- Sep 13, 2013
I ran my CEPH cluster with both LACP and balance-rr bonding setup. I am finding out although balance-rr with dummy switches has some big advantages, the issues of packet loss is out weighing the performance. Thanks to jinjer i got to know that balance-rr allows have fault tolerant switches, not just NIC themselves. Performance wise i am not noticing any positive difference. After much thinking and debate, i have decided to go back to LACP method of bonding. Even though i will not get higher bandwidth than 1 gbps, it seems like the least problematic way to go for a stable platform.
Sorry for the late addition to this discussion, but from the networking side there's one huge problem with the multiple-indepdent-switches theory of balance-rr. All the switches must be interconnected, since balance-rr assumes a common FIB at the switching layer.
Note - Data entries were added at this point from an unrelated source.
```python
class Transcript:

    def __init__(self, kind: str = "merlin", label: str = "ZKT Plonk", fr_bits: int = 254, fq_bytes: int = 32):
        self._L = lib()
        self._h = ctypes.c_void_p(self._L.zkt_transcript_new(0 if kind == "merlin" else 1, label.encode()))
        self.fr_bits = fr_bits
        self.fq_bytes = fq_bytes

    def __del__(self):
        if getattr(self, "_h", None):
            self._L.zkt_transcript_free(self._h)
            self._h = None

    @property
    def handle(self):
        return self._h

    def append_u64(self, label: str, v: int):
        self._L.zkt_transcript_append_u64(self._h, label.encode(), v)

    def append_scalar(self, label: str, v: int):
        self._L.zkt_transcript_append_scalars(self._h, label.encode(), int(v).to_bytes(32, "little"), 1, 1)

    def append_scalars(self, label: str, vals):
        vals = list(vals)
        self._L.zkt_transcript_append_scalars(self._h, label.encode(),
                                              b"".join(int(v).to_bytes(32, "little") for v in vals), len(vals), 0)

    def append_commitment(self, label: str, point):
        nb = self.fq_bytes
        if point is None:
            self._L.zkt_transcript_append_commitment(self._h, label.encode(), bytes(nb), bytes(nb), nb, 1)
        else:
            self._L.zkt_transcript_append_commitment(self._h, label.encode(), int(point[0]).to_bytes(nb, "little"),
                                                     int(point[1]).to_bytes(nb, "little"), nb, 0)

    def seed(self, circuit_size: int, points):
        nb = self.fq_bytes
        buf = b"".join(bytes(2 * nb) if p is None else int(p[0]).to_bytes(nb, "little") + int(p[1]).to_bytes(nb, "little")
                       for p in points)
        inf = bytes(1 if p is None else 0 for p in points)
        self._L.zkt_transcript_seed(self._h, circuit_size, buf, inf, nb)

    def challenge_scalar(self, label: str) -> int:
        out = (ctypes.c_uint8 * 32)()
        self._L.zkt_transcript_challenge_scalar(self._h, label.encode(), self.fr_bits, out)
        return int.from_bytes(bytes(out), "little")

    def append_message(self, label: bytes, msg: bytes):
        assert self._L.zkt_transcript_append_message(self._h, label, msg, len(msg)) == 0

    def challenge_bytes(self, label: bytes, n: int) -> bytes:
        out = (ctypes.c_uint8 * n)()
# ... 327 lines not shown
    @staticmethod
    def _kzg_lens(lens):
        return (ctypes.c_size_t * max(len(lens), 1))(*[int(n) for n in lens])

    def _kzg_points(self, out, inf, k):
        W = 2 * self.fq_limbs
        return [(out[j * W:(j + 1) * W].copy(), bool(inf[j])) for j in range(k)]

    def kzg_commit_batch(self, polys, montgomery: bool = True):
        arrs, ptrs, lens = self._kzg_polys(polys)
        k = len(arrs)
        out = np.zeros(max(k, 1) * 2 * self.fq_limbs, dtype=np.uint64)
        inf = (ctypes.c_int * max(k, 1))()
        self.check(self._L.zkt_kzg_commit_batch(self._h, ptrs, lens, k, int(montgomery), u64p(out), inf))
        return self._kzg_points(out, inf, k)

    def kzg_commit_batch_dev(self, d_ptrs, lens, montgomery: bool = True):
        k = len(lens)
        ptrs = (ctypes.c_void_p * max(k, 1))(*[int(d) if d else None for d in d_ptrs])
        out = np.zeros(max(k, 1) * 2 * self.fq_limbs, dtype=np.uint64)
        inf = (ctypes.c_int * max(k, 1))()
        self.check(self._L.zkt_kzg_commit_batch_dev(self._h, ptrs, self._kzg_lens(lens), k, int(montgomery), u64p(out), inf))
        return self._kzg_points(out, inf, k)

    def _kzg_open_call(self, fn, ptrs, lens, k, challenges, z, evals):
        ch = np.ascontiguousarray(challenges, dtype=np.uint64).reshape(-1, 4)
        if ch.shape[0] != k:
            raise ValueError("kzg_open: %d polynomials, %d challenges" % (k, ch.shape[0]))
        zz = np.ascontiguousarray(z, dtype=np.uint64).reshape(4)
        w = np.zeros(2 * self.fq_limbs, dtype=np.uint64)
        inf = ctypes.c_int(0)
        ev = np.zeros((max(k, 1), 4), dtype=np.uint64)
        self.check(fn(self._h, ptrs, lens, k, u64p(ch) if k else None, u64p(zz), u64p(w), ctypes.byref(inf),
                      u64p(ev) if evals else None))
        return (w, bool(inf.value)), (ev[:k].copy() if evals else None)

    def kzg_open(self, polys, challenges, z, evals: bool = True):
        arrs, ptrs, lens = self._kzg_polys(polys)
        return self._kzg_open_call(self._L.zkt_kzg_open, ptrs, lens, len(arrs), challenges, z, evals)

    def kzg_open_dev(self, d_ptrs, lens, challenges, z, evals: bool = True):
        k = len(lens)
        ptrs = (ctypes.c_void_p * max(k, 1))(*[int(d) if d else None for d in d_ptrs])
        return self._kzg_open_call(self._L.zkt_kzg_open_dev, ptrs, self._kzg_lens(lens), k, challenges, z, evals)

    def msm_info(self):
        c, w, n = ctypes.c_int(0), ctypes.c_int(0), ctypes.c_size_t(0)
        self.check(self._L.zkt_msm_info(self._h, ctypes.byref(c), ctypes.byref(w), ctypes.byref(n)))
        return dict(window_bits=c.value, windows=w.value, srs_count=n.value)

    def set_lagrange(self, on: bool = True):
        self._L.zkt_ctx_set_lagrange.argtypes = [ctypes.c_void_p, ctypes.c_int]
        self.check(self._L.zkt_ctx_set_lagrange(self._h, int(on)))

    def lagrange_info(self):
        self._L.zkt_lagrange_info.argtypes = [ctypes.c_void_p, ctypes.POINTER(ctypes.c_int), ctypes.POINTER(ctypes.c_size_t)]
        lg, nb = ctypes.c_int(0), ctypes.c_size_t(0)
        self.check(self._L.zkt_lagrange_info(self._h, ctypes.byref(lg), ctypes.byref(nb)))
        return dict(log_n=lg.value, bases=nb.value)

    def commit_evals_dev(self, d_evals: int, blinders=None, path: int = 1):
        self._L.zkt_commit_evals_dev.argtypes = [ctypes.c_void_p, ctypes.c_void_p, ctypes.POINTER(ctypes.c_uint64), ctypes.c_int,
                                                 ctypes.c_int, ctypes.POINTER(ctypes.c_uint64), ctypes.POINTER(ctypes.c_int)]
        k = 0 if blinders is None else int(np.asarray(blinders).reshape(-1, 4).shape[0])
        bl = np.ascontiguousarray(blinders, dtype=np.uint64).reshape(-1, 4) if k else None
        out = np.zeros(2 * self.fq_limbs, dtype=np.uint64)
        inf = ctypes.c_int(0)
        self.check(self._L.zkt_commit_evals_dev(self._h, ctypes.c_void_p(d_evals), u64p(bl) if k else None, k, int(path),
                                                u64p(out), ctypes.byref(inf)))
        return out, bool(inf.value)

    def circuit_load(self, log_n: int, pk_polys):
        arrs = [np.ascontiguousarray(p, dtype=np.uint64).reshape(-1, 4) for p in pk_polys]
        assert len(arrs) == 10
        ptrs = (ctypes.POINTER(ctypes.c_uint64) * 10)(*[u64p(a) if a.size else ctypes.POINTER(ctypes.c_uint64)() for a in arrs])
        lens = (ctypes.c_size_t * 10)(*[a.shape[0] for a in arrs])
        self.check(self._L.zkt_circuit_load(self._h, log_n, ptrs, lens))
        self.circuit_log_n = log_n

    def circuit_setup(self, log_n: int, evals):
        arrs = [np.ascontiguousarray(p, dtype=np.uint64).reshape(-1, 4) for p in evals]
        assert len(arrs) == 10
        ptrs = (ctypes.POINTER(ctypes.c_uint64) * 10)(*[u64p(a) if a.size else ctypes.POINTER(ctypes.c_uint64)() for a in arrs])
        lens = (ctypes.c_size_t * 10)(*[a.shape[0] for a in arrs])
        out = np.zeros((10, 2 * self.fq_limbs), dtype=np.uint64)
        inf = (ctypes.c_int * 10)()
        self.check(self._L.zkt_circuit_setup(self._h, log_n, ptrs, lens, 0, u64p(out), inf))
        self.circuit_log_n = log_n
        return out, np.array([bool(x) for x in inf])

    def circuit_sigma(self, log_n: int, d_w_l: int, d_w_r: int, d_w_o: int, n_rows: int, n_vars: int, d_sigma=None):
        n = 1 << log_n if 0 <= log_n <= 25 else 0
        own = d_sigma is None
        if own:
            d_sigma = [self.alloc(max(n, 1) * 32) for _ in range(3)]
        try:
            ptrs = (ctypes.c_void_p * 3)(*d_sigma)
            self.check(self._L.zkt_circuit_sigma_dev(self._h, log_n, ctypes.c_void_p(d_w_l), ctypes.c_void_p(d_w_r),
                                                     ctypes.c_void_p(d_w_o), n_rows, n_vars, ptrs))
            return [self.download(p, (n, 4)) for p in d_sigma] if own else None
        finally:
            if own:
                for p in d_sigma:
                    self.free(p)

    def circuit_setup_wiring(self, log_n: int, evals, w_l, w_r, w_o, n_vars: int, n_rows: int = None):
# ... 96 lines not shown
        lens = (ctypes.c_size_t * len(in_len))(*in_len)
        self.check(self._L.zkt_debug_ntt_batch(self._h, log_n, int(inverse), int(coset), nb, ins, lens, outs))

    def debug_ntt_split(self, log_r=()):
        lr = (ctypes.c_int * max(len(log_r), 3))(*log_r)
        self.check(self._L.zkt_debug_ntt_split(self._h, len(log_r), lr))

    def debug_fr_mul(self, a: np.ndarray, b: np.ndarray) -> np.ndarray:
        a = np.ascontiguousarray(a, dtype=np.uint64).reshape(-1, 4)
        b = np.ascontiguousarray(b, dtype=np.uint64).reshape(-1, 4)
        out = np.empty_like(a)
        self.check(self._L.zkt_debug_fr_mul(self._h, u64p(a), u64p(b), a.shape[0], u64p(out)))
        return out

    def debug_fx_op(self, which: int, op: int, records) -> np.ndarray:
        L_ = fx_layout(self.curve, which)[0]
        rec = _records(records, 4 * L_)
        out = np.zeros_like(rec)
        self.check(self._L.zkt_debug_fx_op(self._h, which, op, _u32p(rec), rec.shape[0], _u32p(out)))
        return out

    def debug_xyzz_op(self, op: int, records) -> np.ndarray:
        w = 4 * fx_layout(self.curve, 1)[0] + 1
        rec = _records(records, 2 * w)
        out = np.zeros((rec.shape[0], w), dtype=np.uint32)
        self.check(self._L.zkt_debug_xyzz_op(self._h, op, _u32p(rec), rec.shape[0], _u32p(out)))
        return out

    def debug_grand_products(self, n: int, challenges, vectors):
        ch = np.ascontiguousarray(challenges, dtype=np.uint64).reshape(4, 4)
        keep = [np.ascontiguousarray(w, dtype=np.uint64).reshape(n, 4) for w in vectors]
        assert len(keep) == 7
        ptrs = (ctypes.c_void_p * 7)(*[w.ctypes.data for w in keep])
        z1, z2 = np.empty((n, 4), dtype=np.uint64), np.empty((n, 4), dtype=np.uint64)
        self._L.zkt_debug_grand_products.argtypes = [ctypes.c_void_p, ctypes.POINTER(ctypes.c_uint64), ctypes.POINTER(ctypes.c_void_p),
                                                     ctypes.POINTER(ctypes.c_uint64), ctypes.POINTER(ctypes.c_uint64)]
        self.check(self._L.zkt_debug_grand_products(self._h, u64p(ch), ptrs, u64p(z1), u64p(z2)))
        return z1, z2

    def debug_combine_split(self, table, f, fresh: bool = True):
        t = np.ascontiguousarray(table, dtype=np.uint64).reshape(-1, 4)
        ff = np.ascontiguousarray(f, dtype=np.uint64).reshape(-1, 4)
        if self.circuit_log_n is None or ff.shape[0] != 1 << self.circuit_log_n:
            raise ValueError("f must hold the n elements of a circuit loaded through this Context")
        n = ff.shape[0]
        h1, h2 = np.empty((n, 4), dtype=np.uint64), np.empty((n, 4), dtype=np.uint64)
        P64 = ctypes.POINTER(ctypes.c_uint64)
        self._L.zkt_debug_combine_split.argtypes = [ctypes.c_void_p, P64, ctypes.c_size_t, P64, ctypes.c_int, P64, P64]
        self.check(self._L.zkt_debug_combine_split(self._h, u64p(t) if t.shape[0] else None, t.shape[0], u64p(ff),
                                                   1 if fresh else 0, u64p(h1), u64p(h2)))
        return h1, h2

    def debug_commit_wires_dev(self, d_variables: int, n_vars: int, d_w_l: int, d_w_r: int, d_w_o: int, n_rows: int, blinders,
                               route: int = 1):
        bl = np.ascontiguousarray(blinders, dtype=np.uint64).reshape(6, 4)
        out = np.zeros((3, 2 * self.fq_limbs), dtype=np.uint64)
        inf = (ctypes.c_int * 3)()
        took = (ctypes.c_int * 3)()
        self._L.zkt_debug_commit_wires_dev.argtypes = [ctypes.c_void_p, ctypes.c_void_p, ctypes.c_size_t, ctypes.c_void_p,
                                                       ctypes.c_void_p, ctypes.c_void_p, ctypes.c_size_t,
                                                       ctypes.POINTER(ctypes.c_uint64), ctypes.c_int,
                                                       ctypes.POINTER(ctypes.c_uint64), ctypes.POINTER(ctypes.c_int),
                                                       ctypes.POINTER(ctypes.c_int)]
        self.check(self._L.zkt_debug_commit_wires_dev(self._h, ctypes.c_void_p(d_variables), n_vars, ctypes.c_void_p(d_w_l),
                                                      ctypes.c_void_p(d_w_r), ctypes.c_void_p(d_w_o), n_rows, u64p(bl), int(route),
                                                      u64p(out), inf, took))
        return out, [bool(x) for x in inf], [int(x) for x in took]

    def check_epk_file(self, path: str):
        self._L.zkt_circuit_check_epk_file.argtypes = [ctypes.c_void_p, ctypes.c_char_p, ctypes.POINTER(ctypes.c_int),
                                                       ctypes.POINTER(ctypes.c_size_t)]
        vec, at = ctypes.c_int(0), ctypes.c_size_t(0)
        self.check(self._L.zkt_circuit_check_epk_file(self._h, path.encode(), ctypes.byref(vec), ctypes.byref(at)))
        if vec.value < 0:
            return None
        return vec.value, (-1 if at.value == ctypes.c_size_t(-1).value else at.value)

    def debug_eval_lincomb(self, polys, points, scalars, out_len: int):
        keep = [np.ascontiguousarray(p_, dtype=np.uint64).reshape(-1, 4) for p_ in polys]
        k = len(keep)
        P64 = ctypes.POINTER(ctypes.c_uint64)
        ptrs = (P64 * k)(*[u64p(a) for a in keep])
        lens = (ctypes.c_size_t * k)(*[a.shape[0] for a in keep])
        pts = np.ascontiguousarray(points, dtype=np.uint64).reshape(k, 4)
        scs = np.ascontiguousarray(scalars, dtype=np.uint64).reshape(k, 4)
        ev = np.empty((k, 4), dtype=np.uint64)
        lc = np.empty((out_len, 4), dtype=np.uint64)
        self._L.zkt_debug_eval_lincomb.argtypes = [ctypes.c_void_p, ctypes.POINTER(P64), ctypes.POINTER(ctypes.c_size_t), ctypes.c_int,
                                                   P64, P64, P64, P64, ctypes.c_size_t]
        self.check(self._L.zkt_debug_eval_lincomb(self._h, ptrs, lens, k, u64p(pts), u64p(scs), u64p(ev), u64p(lc), out_len))
        return ev, lc

    def debug_open_witness(self, coeffs, z) -> np.ndarray:
        p_ = np.ascontiguousarray(coeffs, dtype=np.uint64).reshape(-1, 4)
        zz = np.ascontiguousarray(z, dtype=np.uint64).reshape(4)
        out = np.empty((p_.shape[0] - 1, 4), dtype=np.uint64)
        self._L.zkt_debug_open_witness.argtypes = [ctypes.c_void_p, ctypes.POINTER(ctypes.c_uint64), ctypes.c_size_t,
                                                   ctypes.POINTER(ctypes.c_uint64), ctypes.POINTER(ctypes.c_uint64)]
        self.check(self._L.zkt_debug_open_witness(self._h, u64p(p_), p_.shape[0], u64p(zz), u64p(out)))
        return out

    def debug_quotient(self, n: int, challenges, wit, pi_pos=(), pi_vals=None) -> np.ndarray:
        ch = np.ascontiguousarray(challenges, dtype=np.uint64).reshape(5, 4)
        keep = [None if w is None else np.ascontiguousarray(w, dtype=np.uint64).reshape(4 * n, 4) for w in wit]
        assert len(keep) == 9
        ptrs = (ctypes.c_void_p * 9)(*[None if w is None else w.ctypes.data for w in keep])
        pos = np.ascontiguousarray(list(pi_pos), dtype=np.uint64)
        vals = np.ascontiguousarray(pi_vals if len(pos) else np.zeros((0, 4)), dtype=np.uint64).reshape(-1, 4)
        out = np.empty((4 * n, 4), dtype=np.uint64)
        self.check(self._L.zkt_debug_quotient(self._h, u64p(ch), ptrs, u64p(pos) if len(pos) else None,
                                              u64p(vals) if len(pos) else None, len(pos), u64p(out)))
# ... 2 lines not shown
```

In theory, if every single device on the subnet is plugged into the same set of switches, this could work. Otherwise, the odds of a packet getting delivered to the correct switch is exactly 1/n.
So, if you have A CEPH nodes and B PVE nodes, and they are all have C NICs dedicated to storage, you could interconnect them with C switches using (A+B) ports on each switch. This can work because any packet can be received on any port inside a bond group. You'll see slightly erratic traffic patterns, but given enough traffic it should be approximately equal on all C links from any given server and approximately equal on all C switches.
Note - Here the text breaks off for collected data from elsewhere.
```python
class Denoiser:
    def __init__(self, image_size: int, noise_embed_dims: int, patch_size: int, embed_dim: int, dropout: float,
                 n_layers: int, text_emb_size: int = 768, mlp_multiplier: int = 4, n_channels: int = 4,
                 init_seed: int = 0):
        self.image_size = image_size
        self.noise_embed_dims = noise_embed_dims
        self.patch_size = patch_size
        self.embed_dim = embed_dim
        self.dropout = dropout
# ... 362 lines not shown
                U = schedule.guided_rows(sc, [steps[b] for b in order], skip)[0]
                return max(bi + u for bi, u in zip(schedule.active_prefix(sc), U))

            return self._run_sampler(noise, labels, n_max, trace, lambda h, B, eps, z0, m, lab, ng, out, tx0, txt, stream: _lib.check(
                _lib.lib().tld_sample_requests_guided(h, eps, z0, m, lab, ng, recs, table.ctypes.data_as(C.POINTER(C.c_float)),
                                                      gtab.ctypes.data_as(C.POINTER(C.c_float)), n_max, float(sharp_f), float(bright_f), out, B, tx0,
                                                      txt, stream), "tld_sample_requests_guided"),
                init_latents=init_latents, mask=mask, neg_labels=neg, order=order, new_trace=torch.zeros, model_batch=model_batch)
        return self._run_sampler(noise, labels, n_max, trace, lambda h, B, eps, z0, m, lab, ng, out, tx0, txt, stream: _lib.check(
            _lib.lib().tld_sample_requests(h, eps, z0, m, lab, ng, recs, table.ctypes.data_as(C.POINTER(C.c_float)), n_max, float(sharp_f),
                                           float(bright_f), out, B, tx0, txt, stream), "tld_sample_requests"),
            init_latents=init_latents, mask=mask, neg_labels=neg, order=order, new_trace=torch.zeros)

    PATH_NAMES = ("embed plain", "embed_mfma<2>", "embed_mfma<4>", "embed_mfma<6>", "embed_mfma<8>", "layernorm q4<1>", "layernorm q4<2>", "layernorm q4<3>",
                  "layernorm q4<4>", "layernorm generic", "layernorm mx8", "QKV fused with attention", "QKV LayerNorm-1 fold", "QKV plain", "attention 256",
                  "attention chunked", None, "attention 64", None, "attention masked", "cross_row_mfma<1>", "cross_row_mfma<2>",
                  "cross_row_mfma<3>", "cross_row_mfma<4>", "cross_row gpw 1", "cross_row gpw > 1", "cross_row VALU", "cross_row x_in fan-out",
                  "up fused 16", "up fused 32 + seam", "up fused 16 4-wave", "up alone", "depthwise whole image", "depthwise tiled", "depthwise streaming",
                  "down with stats_out", "down without stats_out", "down 8-wave", "down 4-wave 64", "down 4-wave 128", "split-K x4", "split-K x8",
                  "split-K 4-wave", "split-K finisher<12>", "split-K finisher<6>", "tail_mfma<1>", "tail_mfma<2>", "tail_mfma<3>", "tail_mfma<4>", "tail plain",
                  "update", "update_from", "update_from masked", "start_mix")
    FP8_PATH_NAMES = {10: "layernorm mx8", 54: "fp8 separate quantisation pass", 55: "fp8 cross_row writer", 56: "fp8 depthwise tiled",
                      57: "fp8 depthwise streaming"}

    SAMPLER_PATH_NAMES = {58: "update_requests", 59: "update_requests masked", 60: "start_mix per request"}

    def sample_rows(self):
        c, u = C.c_int64(), C.c_int64()
        _lib.check(_lib.lib().tld_engine_sample_rows(self._engine, C.byref(c), C.byref(u)), "tld_engine_sample_rows")
        return int(c.value), int(u.value)

    def set_debug(self, enable: bool = True):
        _lib.check(_lib.lib().tld_engine_set_debug(self._engine, int(enable)), "tld_engine_set_debug")

    def set_debug_step(self, step: int):
# ... 38 lines not shown
```

Before: 307.8 images/s.

## Fold last block's MLP down projection into output projection tail

Precomputes a combined weight W_out·W_down and a merged bias, so the last block's down-projection GEMM and residual write are skipped. A new tail kernel consumes the concatenation [x, hid] and produces the output image directly, using hi/lo bf16 split MFMAs. This removes one large GEMM (M×hid→d) and the residual round-trip for the final layer. In exchange the tail now reads the hid activations (K = d+hid) instead of only d, and it needs an extra refresh kernel to rebuild the folded weights.

New measurement: 311.7 images/s, median of 6. 1.01x the previous value.

```diff
diff --git a/transformer_latent_diffusion_amd/csrc/tld_common.h b/transformer_latent_diffusion_amd/csrc/tld_common.h
--- a/transformer_latent_diffusion_amd/csrc/tld_common.h
+++ b/transformer_latent_diffusion_amd/csrc/tld_common.h
@@ -260,6 +260,7 @@
     EP_TAIL_MFMA = 45 , EP_TAIL_PLAIN = 49, EP_UPDATE = 50, EP_UPDATE_FROM = 51, EP_UPDATE_FROM_MASK = 52, EP_START_MIX = 53,
     EP_QUANT_MX8 = 54, EP_CROSS_F8 = 55, EP_DW_TILED_F8 = 56, EP_DW_STREAM_F8 = 57,
     EP_UPDATE_REQ = 58, EP_UPDATE_REQ_MASK = 59, EP_START_MIX_REQ = 60,
+    EP_TAIL_FOLD = 16,
     EP_COUNT = 61
 };
 extern thread_local uint64_t* g_path_sink;
@@ -340,8 +341,15 @@
     const float* b;
     float* out;
     int batch, C, S, p, grid, pd, d, ntok;
+    const bf16* hid;
+    const bf16* wf_hl;
+    const float* bf;
+    int hidn;
 };
 void launch_tail(const TailParams& p, hipStream_t s);
+#ifdef TLD_RESID_BF16
+void launch_tail_fold_debug_row(float* row, const resid_t* x, const float* bias, int M, int d, hipStream_t s);
+#endif
 
 struct SamplerStepRow {
     float g, a, b, c, c1, c2;
diff --git a/transformer_latent_diffusion_amd/csrc/tld_engine.hip b/transformer_latent_diffusion_amd/csrc/tld_engine.hip
--- a/transformer_latent_diffusion_amd/csrc/tld_engine.hip
+++ b/transformer_latent_diffusion_amd/csrc/tld_engine.hip
@@ -2,6 +2,7 @@
 #include "tld_common.h"
 #include "tld_host.h"
 #include "tld_refresh.h"
+#include "tld_tail_fold_math.h"
 
 #include <cmath>
 #include <cstdarg>
@@ -46,6 +47,9 @@
           *plin_b = nullptr, *pln2_w = nullptr, *pln2_b = nullptr, *pos = nullptr, *out_w = nullptr,
           *out_b = nullptr;
     bf16* out_w_hl = nullptr;
+    bool fold_tail = true;
+    bf16* out_fold_hl = nullptr;
+    float* out_fold_b = nullptr;
     bf16* plin_w_hl = nullptr;
     std::vector<Layer> layers;
     const float **tab_kv_w = nullptr, **tab_q_w = nullptr, **tab_n2_w = nullptr, **tab_n2_b = nullptr;
@@ -195,7 +199,8 @@
     for (const char* n : {"step.x_t", "step.x0_prev", "step.x0", "step.x_next"}) RES(n, B * e->img * 4);
     RES("step.out", B * e->img * 4);
     for (int l = 0; l < e->L; ++l) {
-        for (const char* n : {"x_in", "ca", "mlp"}) RES(blk_name(l, n), M * d * rs);
+        for (const char* n : {"x_in", "ca"}) RES(blk_name(l, n), M * d * rs);
+        RES(blk_name(l, "mlp"), M * d * ((l + 1 == e->L && e->out_fold_hl) ? 4 : rs));
         RES(blk_name(l, "att"), M * d * 2); RES(blk_name(l, "sa"), M * d * 4);
         if (e->fold_ln1) RES(blk_name(l, "ln1"), M * kLnSlots * 8); else RES(blk_name(l, "xn1"), M * d * 2);
         if (!eng_fused_qa(e)) { RES(blk_name(l, "qk"), M * 2 * d * 2); RES(blk_name(l, "vt"), M * d * 2); }
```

Where this breaks down completely is if you have any devices at all in that IP subnet that are NOT connected to all C switches. Let's say CEPH node #1 only has two NICs dedicated to storage, but everything else has three NICs dedicated to storage. One out of every three packets destined for CEPH#1 will be delivered to switch #3... and will not reach CEPH#1 because it's not connected to that switch.
If the storage subnet is protected by a firewall, the firewall now must be connected to all three switches using balance-rr also, or the same effect occurs.
Note that this means you do NOT get true redundancy using balance-rr; if f NICs or cables fail, you start dropping f/C packets.
While it is possible to mitigate this problem by interconnecting the switches, you then get two problems. Firstly, you now have a Spanning Tree topology with its attendant problems. (And if you disable STP on your switches, you should be taken out back and shot. The protocol still exists nowadays mainly to save your ass when you do something stupid at 2am.) Secondly, you now have FIB flapping and the switch CPUs become bottlenecks. FIB flapping is when the switch sees that MAC address A resides on port Y. Oh, wait, it just moved to port Z. Wait, it just moved to port Q. Oh, now it's back to port Y. No, it's back on port Q again! The switch's management plane (i.e. the CPU) has to be involved in coordinating the forwarding table: what port should a packet destined for MAC address A be sent out?
This is also why connecting multiple balance-rr links into a single switch often produces strange results. Most cheaper switches have very low-end CPUs (i.e. 400MHz), because normally the CPU doesn't have to do much work. Using balance-rr is a good way to force it to do a lot of work. (Yes, switch ASICs handle most of the workload, but not 100% of it.)
To recap: balance-rr can be useful for certain specific scenarios ONLY IF the switch(es) and network fabric can handle it correctly. It does not give you good redundancy (except against complete switch failure in the isolated-switch scenario), it's not standardized in any way, and no-one other than Linux implements it this way. LACP definitely has limitations, but it handles more situations correctly and is reliable in virtually every circumstance. The way to maximize bandwidth with LACP is to maximize the number of flows, and particularly on dumber switches, maximize the number of MAC addresses involved, i.e. use Multipath if you can. You'll never get more than 1Gb/sec between any two conversation endpoints, but with e.g. iSCSI multipath, you can have multiple conversation endpoints involved simultaneously.
In a distributed-storage environment, the way to maximize bandwidth - generally! - is to maximize the number of nodes and minimize the amount of storage on each of those nodes. Then also maximize the number of clients talking to each of thoes nodes. A small number of large storage arrays with a small number of clients will run into network limitations unless the vendor does tricks in the protocol (e.g. Equallogic redirects iSCSI sessions to alternate IP addresses, one bound to each NIC; VMware sets up multiple iSCSI initiators, one per NIC; Linux has balance-rr... maybe!).
Note that VMware does something similar to balance-rr, but it adds LACP-like session pinning mostly so that the switches don't suffer from CPU exhaustion. Many higher-end (Cisco, Juniper, HP/3COM, etc.) switches will actually disable the ports involved in a balance-rr group by default, treating them as a deliberate spoofing attack!